# Help - my T1i has a delay when I press the shutter release.



## vcmaes (May 29, 2012)

OK, so I went to the air show to get take some pics.  When I turned on my camera with the 18-55 kit lens on and attempted to take my first shots, there was a noticeable lag once the shutter button was fully depressed. The the shot was in focus, and I checked, and reset, all settings but nothing really seemed to help.  I would have to hold the button down for a good 3 to 5 seconds before the camera would finally fire. Once the first shot finally did fire I could then fire off a few shots in rapid succession. And this is where the one noticeable change was apparent.  In the viewfinder, where typically I see a "9" in the bottom right corner indicating Max Burst is ready/able to fire off 9 consecutive shots, the number was down to "4", and the Focus confirmation light (the green dot) was sometimes slowly blinking as though it was not in focus even though at half press, focus of my subject was being achieved.

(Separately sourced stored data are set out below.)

int cx_nchw3_to_nhwc8(const float* x, void* y, int B, int H, int W, void* stream);
int cx_u8_to_nhwc8(const uint8_t* x, void* y, size_t npix, float mean, float std, void* stream);
int cx_dwconv_fwd(const void* x, const float* w, const float* sc, const float* sh, void* y, float* stat_sum, float* stat_sq, int B, int H,
                  int W, int C, int k, int stride, int pad, int stat_rows, void* stream);
int cx_dwconv_dgrad(const void* g, const void* g2, const float* ga, const float* gb, const float* gc, const float* w, const void* x,
                    const float* sc, const float* sh, const float* mean, const float* rstd, void* dz, float* S1, float* S2, int B, int H,
                    int W, int C, int k, int stride, int pad, int accumulate, int stat_rows, void* stream);
int cx_dwconv_wgrad(const void* g, const void* g2, const float* ga, const float* gb, const float* gc, const void* x, const float* sc,
                    const float* sh, float* dw, int B, int H, int W, int C, int k, int stride, int pad, float* scratch,
                    int64_t scratch_floats, void* stream);
int cx_gap_affine_act(const void* x, const float* sc, const float* sh, float* pooled, int B, int HW, int C, int act, float* scratch,
                      int64_t scratch_floats, void* stream);
int cx_se_fwd(const float* pooled, const float* w1, const float* b1, const float* w2, const float* b2, float* h1, float* s, int B, int C,
              int R, void* stream);
int cx_gap_se_fwd(const void* x, const float* sc, const float* sh, float* pooled, const float* w1, const float* b1, const float* w2,
                  const float* b2, float* h1, float* s, int B, int HW, int C, int R, int act, float* scratch, int64_t scratch_floats,
                  void* stream);
int cx_gap_se_fwd_f32(const void* x, const float* sc, const float* sh, float* pooled, const float* w1, const float* b1, const float* w2,
                      const float* b2, float* h1, float* s, int B, int HW, int C, int R, int act, float* scratch, int64_t scratch_floats,
                      void* stream);
int cx_se_bwd(const float* ds, const float* s, const float* h1, const float* pooled, const float* w1, const float* w2, float* dw1,
              float* db1, float* dw2, float* db2, float* dpooled, int B, int C, int R, float* scratch, int64_t scratch_floats,
              void* stream);
int cx_se_bwd_fused(const void* du, const void* x, const float* sc, const float* sh, float* ds, const float* s, const float* h1,
                    const float* pooled, const float* w1, const float* w2, float* dw1, float* db1, float* dw2, float* db2, float* dpooled,
                    int B, int HW, int C, int R, float* rows_scratch, int64_t rows_floats, float* scratch, int64_t scratch_floats,
                    void* stream);
int cx_se_bwd_fused_f32(const void* du, const void* x, const float* sc, const float* sh, float* ds, const float* s, const float* h1,
                        const float* pooled, const float* w1, const float* w2, float* dw1, float* db1, float* dw2, float* db2, float* dpooled,
                        int B, int HW, int C, int R, float* rows_scratch, int64_t rows_floats, float* scratch, int64_t scratch_floats,
                        void* stream);
int cx_scale_act_bc(const void* x, const float* sc, const float* sh, const float* s, void* u, int B, int HW, int C, void* stream);
int cx_se_bwd_reduce(const void* du, const void* x, const float* sc, const float* sh, float* ds, int B, int HW, int C, float* scratch,
                     int64_t scratch_floats, void* stream);
int cx_se_act_bwd(const void* du, const void* x, const float* sc, const float* sh, const float* mean, const float* rstd, const float* s,
                  const float* dpooled, void* dz, float* S1, float* S2, int B, int HW, int C, int stat_rows, void* stream);
int cx_bn_lin_bwd_stats(const void* g, const void* y, const float* mean, const float* rstd, float* S1, float* S2, size_t rows, int C,
                        int stat_rows, void* stream);
int cx_affine2_out(const void* a, const void* b, const float* pa, const float* pb, const float* pc, const float* sample_scale,
                   size_t rows_per_sample, void* out, size_t rows, int C, void* stream);
int cx_scale_rows(const void* g, const float* sample_scale, size_t rows_per_sample, void* out, size_t rows, int C, void* stream);
int cx_nchw3_to_nhwc8_f32(const float* x, void* y, int B, int H, int W, void* stream);
int cx_u8_to_nhwc8_f32(const uint8_t* x, void* y, size_t npix, float mean, float std, void* stream);
int cx_dwconv_fwd_f32(const void* x, const float* w, const float* sc, const float* sh, void* y, float* stat_sum, float* stat_sq, int B, int H,
                  int W, int C, int k, int stride, int pad, int stat_rows, void* stream);
int cx_dwconv_dgrad_f32(const void* g, const void* g2, const float* ga, const float* gb, const float* gc, const float* w, const void* x,
                    const float* sc, const float* sh, const float* mean, const float* rstd, void* dz, float* S1, float* S2, int B, int H,
                    int W, int C, int k, int stride, int pad, int accumulate, int stat_rows, void* stream);
int cx_dwconv_wgrad_f32(const void* g, const void* g2, const float* ga, const float* gb, const float* gc, const void* x, const float* sc,
                    const float* sh, float* dw, int B, int H, int W, int C, int k, int stride, int pad, float* scratch,
                    int64_t scratch_floats, void* stream);
int cx_gap_affine_act_f32(const void* x, const float* sc, const float* sh, float* pooled, int B, int HW, int C, int act, float* scratch,
                      int64_t scratch_floats, void* stream);
int cx_scale_act_bc_f32(const void* x, const float* sc, const float* sh, const float* s, void* u, int B, int HW, int C, void* stream);
int cx_bn_lin_bwd_stats_f32(const void* g, const void* y, const float* mean, const float* rstd, float* S1, float* S2, size_t rows, int C,
                        int stat_rows, void* stream);
int cx_se_bwd_reduce_f32(const void* du, const void* x, const float* sc, const float* sh, float* ds, int B, int HW, int C, float* scratch,
                     int64_t scratch_floats, void* stream);
int cx_se_act_bwd_f32(const void* du, const void* x, const float* sc, const float* sh, const float* mean, const float* rstd, const float* s,
                  const float* dpooled, void* dz, float* S1, float* S2, int B, int HW, int C, int stat_rows, void* stream);
int cx_affine2_out_f32(const void* a, const void* b, const float* pa, const float* pb, const float* pc, const float* sample_scale,
                   size_t rows_per_sample, void* out, size_t rows, int C, void* stream);
int cx_scale_rows_f32(const void* g, const float* sample_scale, size_t rows_per_sample, void* out, size_t rows, int C, void* stream);
int cx_dropout_mask(float* out, size_t n, float keep_prob, unsigned long long seed, void* stream);
int cx_dropout_mask_dev(float* out, size_t n, float keep_prob, unsigned long long base, const unsigned long long* step, void* stream);
int cx_counter_add(unsigned long long* counter, unsigned long long inc, void* stream);
int cx_mul_f32(const float* a, const float* b, float* out, size_t n, void* stream);
int cx_linear_fwd(const float* x, const float* w, const float* bias, float* y, int B, int C, int N, void* stream);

This occurred in Tv, Av, and P modes (I didn't check others cause I rarely if ever shoot in the other modes). The SD card I have in it was a class 10 card, so burst speed  from the card shouldn't be bogging it down the camera. Also I swapped out my batter for a fully recharged one.

Any thoughts on what might be the cause?

Thanks for any advice,
-Vince


----------



## Tony S (May 29, 2012)

Check the self timer, you may have it activated for a delayed shutter release...  page 69 of the manual.


----------



## vcmaes (May 29, 2012)

Tony S said:
			
		

> Check the self timer, you may have it activated for a delayed shutter release...  page 69 of the manual.



No such luck. I'm set to single shot, no timer set.  Thanks though, a lot of times it is a basic setting that is over looked.


----------



## chuasam (May 29, 2012)

Autofocus single...trying to get a lock before taking the shot. Must be shooting in relatively low light.


----------



## daniel1540z (May 29, 2012)

i know what you talking about. My sister's D5100 has same issue when shooting in M,A or S mode.... you press the shutter speed fully and it takes pic a second later.


----------



## stingx (May 29, 2012)

I had that issue on my old XSi. The shutter release button had worn.


----------



## TCampbell (May 29, 2012)

There are three focus modes (really two, since the third mode just auto-decide which of the other two modes the camera will use) and these shutter delay.

The modes are "One Shot", "AI Servo", and "AI Focus". 

"One Shot" is the most common.  It's the default.  This mode is intended for non-moving subjects.  The camera will focus and meter.  Once the camera achieves a focus lock, the focus system shuts down and it waits for you to take the shot.  It will not re-focus -- even if the subject moves out of focus -- unless you release and re-press the shutter (there are also custom functions that will let you force the camera to focus.)  HOWEVER... in "One Shot" mode, the camera uses "Focus Priority".  That means the camera WILL NOT SHOOT until it believes it has a focus lock.

"AI Servo" is for sports and action.  In this mode the camera will meter and start tracking focus and it won't stop focusing until you take the shot.  As the subject moves, it'll track focus.  It should not be used for non-moving subjects.   HOWEVER... in "AI Servo" mode, the camera uses "Release Priority".  That means the camera WILL SHOOT the moment you press the shutter button... whether there was anything in focus or not.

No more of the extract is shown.